El vuelo al Centro Médico St. Andrew duró once minutos. Se sintió a la vez interminable e instantáneo. Ethan se quedó a mi lado mientras el médico monitoreaba...

El latido del corazón del bebé. Me secó las lágrimas de las mejillas, me guió en la respiración y me besó la frente entre contracciones. Nunca antes había visto miedo en sus ojos, pero ahí estaba, oculto tras la disciplina.

«No estás sola en esto», me repetía. «Ni por un segundo».

Cuando llegamos al hospital, todo fue muy rápido. Las enfermeras ya nos esperaban porque el equipo de Ethan había llamado con antelación. Mi médico nos recibió en la puerta. Había monitores, papeleo, luces brillantes e instrucciones urgentes. Ethan se encargó de todo sin separarse de mi lado.

Horas después, tras un dolor que me hizo olvidar el tiempo, nació nuestro hijo: llorando, vivo y perfecto.

Rompí a llorar en cuanto lo oí.

Ethan también lloró.

Sostuvo a nuestro hijo como si fuera algo sagrado, con el rostro desgarrado por una emoción que jamás olvidaré. «Hola, campeón», susurró suavemente. «Lo logramos».

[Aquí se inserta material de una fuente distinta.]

template <bool STATS, bool WIDE = false, bool TOP = false>
__global__ __launch_bounds__(TRAV_BLOCK, TRAV_WAVES) void k_shadow(DevScene S, Wave Wv, SpillArea spill) {
    extern __shared__ uint32_t lds[];
    const uint32_t nf = Wv.shq->nsh, nb = Wv.shq->nshb;
    TravStack<STATS, TOP> stk;
    stk.init(lds, spill.base, spill.stride);
    if (TOP) stk.stage_top(S.top);
    TravStats st{0, 0, 0};
    TravRay tr;
    Cur c{0u, 0.0f, 0.0f, false};
    LeafCur lf{0u, 0u, 0.0f, 0.0f, 0.0f, 0.0f, -1};
    unsigned long long wit = 0, wbusy = 0;
    float tmax = 0.0f;
    uint32_t mode = 0u;
    bool has = false, exhausted = false;
    Claimer cl;
    cl.init(Wv.shq->fetch, nf, nb, Wv.cap);
    uint32_t idx = 0;
    for (;;) {
        unsigned long long idle = __ballot(!has);
        if (!exhausted && __popcll(idle) >= REFILL) {
            uint32_t my;
            const bool got = cl.claim(idle, my, exhausted);
            if (!has && got && cl.phys(my, idx)) {
                const float4* rec = Wv.sh + Wv.shs * (size_t)idx;
                float4 a = rec[0], b = rec[1];
                Ray r;
                r.o = mk(a.x, a.y, a.z);
                r.d = mk(b.x, b.y, b.z);
                tmax = a.w;
                trav_setup(tr, r);
                lf.left = 0;
                if (!STATS && x_slab_nan(tr)) {
                    has = false;
                    Wv.vis[idx] = any_hit_x_nan(S, r) ? 1 : 0;
                } else {
                    has = trav2_begin<STATS>(S, tr, tmax, stk, mode, c, lf, st);
                    if (!has) Wv.vis[idx] = 0;
                }
            }
        }
        unsigned long long act = __ballot(has);
        if (act == 0) {
            if (exhausted) break;
            continue;
        }
        for (;;) {
            if (STATS) {
                unsigned long long wm = __ballot(has && (mode == M_NODE || mode == M_LEAF));
                ++wit;
                wbusy += (uint32_t)__popcll(wm);
            }
            if (has) {
                bool occ = false;
                Hit hu_{0.0f, -1, 0.0f, 0.0f};
                const bool fin = WIDE ? iterw<true, STATS>(S, tr, hu_, tmax, stk, mode, c, lf, st, occ)
                                      : iter2<true, STATS>(S, tr, hu_, tmax, stk, mode, c, lf, st, occ);
                if (fin) {
                    Wv.vis[idx] = occ ? 1 : 0;
                    has = false;
                }
            }
            act = __ballot(has);
            if (act == 0 || (!exhausted && 64 - __popcll(act) >= REFILL)) break;
        }
    }
    if (STATS)
        flush_stats(st, stk, wit, wbusy, &Wv.cnt->sh_node_visits, &Wv.cnt->sh_prim_tests, &Wv.cnt->sh_pruned,
                    &Wv.cnt->sh_iters, &Wv.cnt->sh_lanes_busy, &Wv.cnt->spills);
}

static void launch_shadow(bool stats, bool wide, int grid, hipStream_t s, const DevScene& S, const Wave& W, SpillArea sp,
                          bool top = false) {
    const dim3 g(grid), b(TRAV_BLOCK);
    if (top && !stats && !wide && S.top) {
        hipLaunchKernelGGL((k_shadow<false, false, true>), g, b, LDS_BYTES + TOP_LDS_BYTES, s, S, W, sp);
        return;
    }
    if (wide) {
        if (stats) hipLaunchKernelGGL((k_shadow<true, true>), g, b, LDS_BYTES, s, S, W, sp);
        else hipLaunchKernelGGL((k_shadow<false, true>), g, b, LDS_BYTES, s, S, W, sp);
    } else {
        if (stats) hipLaunchKernelGGL((k_shadow<true, false>), g, b, LDS_BYTES, s, S, W, sp);
        else hipLaunchKernelGGL((k_shadow<false, false>), g, b, LDS_BYTES, s, S, W, sp);
    }
}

A la tarde siguiente, cuando el cansancio finalmente dio paso a la lucidez, mis padres llegaron con un ramo que parecía caro, pero extrañamente vacío. Claire y Daniel también vinieron, vestidos como si visitaran una suite de lujo en lugar de una habitación de hospital. Mi madre lucía una expresión de compasión casi teatral. Daniel estrechó la mano de Ethan con la misma cortesía arrogante de siempre, hasta que entró el administrador del hospital y saludó a mi esposo.

No solo por su nombre.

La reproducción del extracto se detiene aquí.